struct EngineStats
{
    uint64_t flushes = 0, launches = 0, ops = 0, terms = 0, solves = 0, ingests = 0;
    uint64_t uploadBytes = 0;
    uint64_t refOpBytes = 0, outBytes = 0;
    uint64_t solveBytes = 0;
    uint64_t ldpcBytes = 0;
    uint64_t assembleNs = 0, waitNs = 0, completeNs = 0, reclaimNs = 0;
    uint64_t execLaunches = 0;
    uint64_t execUniqueBytes = 0;
    uint64_t geJobs = 0, geChained = 0, geRetried = 0;
    uint64_t geChainedWide = 0;
    uint64_t delivers = 0;
    uint64_t frames = 0;
    uint64_t scans = 0;
    uint64_t relays = 0;

    void add(const EngineStats& o);
};

class Engine
{
public:
    static Engine* global();
    ~Engine();

    bool init(int device, const char** err);
    bool ready() const { return ready_; }

// ... 162 lines not shown
    void ensure_wide(XferSet& x, size_t bytes);
    void ensure_solve(XferSet& x, size_t bytes);
    void ensure_down(XferSet& x, size_t bytes);

    uint8_t* gUpHost_ = nullptr;
    uint8_t* gUpDev_ = nullptr;
    size_t gUpCap_ = 0;
    uint8_t* gHost_ = nullptr;
    uint8_t* gDev_ = nullptr;
    size_t gCap_ = 0;
    static constexpr unsigned kGatherSlots = 4;
    struct GatherSlot
    {
        uint8_t* upHost = nullptr;
        uint8_t* upDev = nullptr;
        size_t upCap = 0;
        uint8_t* stage = nullptr;
        size_t stageCap = 0;
        void* landed = nullptr;
        int64_t ticket = 0;
    } gslots_[kGatherSlots];
    int64_t gNext_ = 0;
    bool gather_land(GatherSlot& g);
    int64_t rows_async(const void* rows, uint64_t stride, const uint32_t* lens, unsigned count, unsigned maxFrames,
                       void* pinnedOut, unsigned ackSlots = 0, unsigned ackBytes = 0, unsigned maxRecords = 0);
    std::atomic<uint64_t> walks_{0};
    std::atomic<uint64_t> packs_{0};
    std::atomic<uint64_t> duplexes_{0};
    std::atomic<uint64_t> ackFrames_{0};
    std::atomic<uint64_t> concats_{0};
    std::atomic<uint64_t> denses_{0};
    static constexpr unsigned kRowsShapeStats = 5;
    std::atomic<uint64_t> rowsShape_[kRowsShapeStats] = {};

public:
    uint64_t rows_shape(unsigned k) const { return rowsShape_[k].load(std::memory_order_relaxed); }
    uint64_t walks() const { return walks_.load(std::memory_order_relaxed); }
    uint64_t packs() const { return packs_.load(std::memory_order_relaxed); }
    uint64_t concats() const { return concats_.load(std::memory_order_relaxed); }
    uint64_t denses() const { return denses_.load(std::memory_order_relaxed); }
    uint64_t duplexes() const { return duplexes_.load(std::memory_order_relaxed); }
    uint64_t ack_frames() const { return ackFrames_.load(std::memory_order_relaxed); }
    void count_ack_frames(uint64_t n) { ackFrames_.fetch_add(n, std::memory_order_relaxed); }
};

» Task to carry out
Repeat exactly the lines of the listing above, from the one with "void ensure_down(XferSet& x, size_t" down to the one with "uint64_t concats() const"; both of those lines belong in the range.

» Output of the task
    void ensure_down(XferSet& x, size_t bytes);

    uint8_t* gUpHost_ = nullptr;
    uint8_t* gUpDev_ = nullptr;
    size_t gUpCap_ = 0;
    uint8_t* gHost_ = nullptr;
    uint8_t* gDev_ = nullptr;
    size_t gCap_ = 0;
    static constexpr unsigned kGatherSlots = 4;
    struct GatherSlot
    {
        uint8_t* upHost = nullptr;
        uint8_t* upDev = nullptr;
        size_t upCap = 0;
        uint8_t* stage = nullptr;
        size_t stageCap = 0;
        void* landed = nullptr;
        int64_t ticket = 0;
    } gslots_[kGatherSlots];
    int64_t gNext_ = 0;
    bool gather_land(GatherSlot& g);
    int64_t rows_async(const void* rows, uint64_t stride, const uint32_t* lens, unsigned count, unsigned maxFrames,
                       void* pinnedOut, unsigned ackSlots = 0, unsigned ackBytes = 0, unsigned maxRecords = 0);
    std::atomic<uint64_t> walks_{0};
    std::atomic<uint64_t> packs_{0};
    std::atomic<uint64_t> duplexes_{0};
    std::atomic<uint64_t> ackFrames_{0};
    std::atomic<uint64_t> concats_{0};
    std::atomic<uint64_t> denses_{0};
    static constexpr unsigned kRowsShapeStats = 5;
    std::atomic<uint64_t> rowsShape_[kRowsShapeStats] = {};

public:
    uint64_t rows_shape(unsigned k) const { return rowsShape_[k].load(std::memory_order_relaxed); }
    uint64_t walks() const { return walks_.load(std::memory_order_relaxed); }
    uint64_t packs() const { return packs_.load(std::memory_order_relaxed); }
    uint64_t concats() const { return concats_.load(std::memory_order_relaxed); }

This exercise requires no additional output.